### How to complete this task
Filter these records by the string "include", copying each line that holds it.

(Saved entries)
# prakharg24/yoloret

Hardware: AMD Instinct MI355X
Metric: images/sec (+ p50 per-image ms) MobileNetV2-0.75x @416, 1/2/4/8 MI355X (higher is better)
Workload: dtype f32; 1 GPU; mobilenetv2x75 @416, batch 64 per GPU, fp32, random weights (SURVEY 8(d) recipe; parity tests run the variance-preserving recipe, see DESIGN.md 5), C=20: forward + decode + per-class NMS + pack; 3 steps in flight (each step = one whole batch on its own HIP stream and workspace); global_batch=64, parallelism=dp1 (image-sharded)

## Files before the change

### yoloret_amd/csrc/pointwise_stream.hip

```cpp
#include <algorithm>
#include <cstdlib>

#include "pws_common.h"
#include "mbr_common.h"

typedef __attribute__((address_space(3))) void* pwt_lds_ptr;

struct PwtDiv { unsigned m; int s; };
static inline PwtDiv pwt_div_make(unsigned d) {
    if (d <= 1) return {0u, -1};
    int l = 0;
    while ((1u << l) < d) ++l;
    const unsigned long long m = ((1ull << (31 + l)) + d - 1) / d;
    return {(unsigned)m, l - 1};
}
__device__ __forceinline__ int pwt_div(int n, PwtDiv d) { return d.s < 0 ? n : (int)(__umulhi((unsigned)n, d.m) >> d.s); }

struct PwtArgs {
    const float* planes;
    unsigned plane_bytes;
    int T;
    int csplit;
    int nwg;
    int ntiles;
    PwtDiv d_hw, d_wq, d_hwq;
    unsigned in_bytes, out_bytes, gate_bytes;
    int TA, quad;
    unsigned out2_bytes;
};

#ifndef PWT_MAX_WAVES
#define PWT_MAX_WAVES 16
#endif
constexpr int pwt_waves_fit(int nk, int rows, int mode);
constexpr int pwt_waves(int nk, int rows, int mode) { return pwt_waves_fit(nk, rows, mode) < PWT_MAX_WAVES ? pwt_waves_fit(nk, rows, mode) : PWT_MAX_WAVES; }
constexpr int pwt_waves_fit(int nk, int rows, int mode) {
    const int nkr = nk * rows;
    if (mode == 0) return nkr <= 6 ? 16 : nkr <= 10 ? 12 : 8;
    if (mode == 1) return nkr <= 9 ? 16 : nkr <= 12 ? 12 : 8;
    if (rows == 1) return nk <= 8 ? 16 : nk <= 10 ? 12 : 8;
    return nk <= 2 ? 16 : nk <= 4 ? 12 : 8;
}

#ifdef PWT_TIMING
__device__ unsigned pwt_dbg[256 * 16 * 8];
extern "C" int yr_pwt_dbg_read(unsigned* dst, int n) { return (int)hipMemcpyFromSymbol(dst, HIP_SYMBOL(pwt_dbg), (size_t)n * 4); }
#define PWT_T(i) { __builtin_amdgcn_sched_barrier(0); const unsigned long long t_ = __builtin_amdgcn_s_memtime(); tacc[i] += t_ - tlast; tlast = t_; __builtin_amdgcn_sched_barrier(0); }
#else
#define PWT_T(i)
#endif

__device__ __forceinline__ int pwt_pixel_of_row(const PwArgs& a, const PwtArgs& x, int m) {
    if (!x.quad) return m;
    const int q = m >> 2, sub = m & 3;
    const int wq = a.W >> 1, hwq = (a.H >> 1) * wq;
    const int b = pwt_div(q, x.d_hwq), r = q - b * hwq;
    const int yq = pwt_div(r, x.d_wq), xq = r - yq * wq;
    return (b * a.H + 2 * yq + (sub >> 1)) * a.W + 2 * xq + (sub & 1);
}
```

### Task solution
#include <algorithm>
#include <cstdlib>
#include "pws_common.h"
#include "mbr_common.h"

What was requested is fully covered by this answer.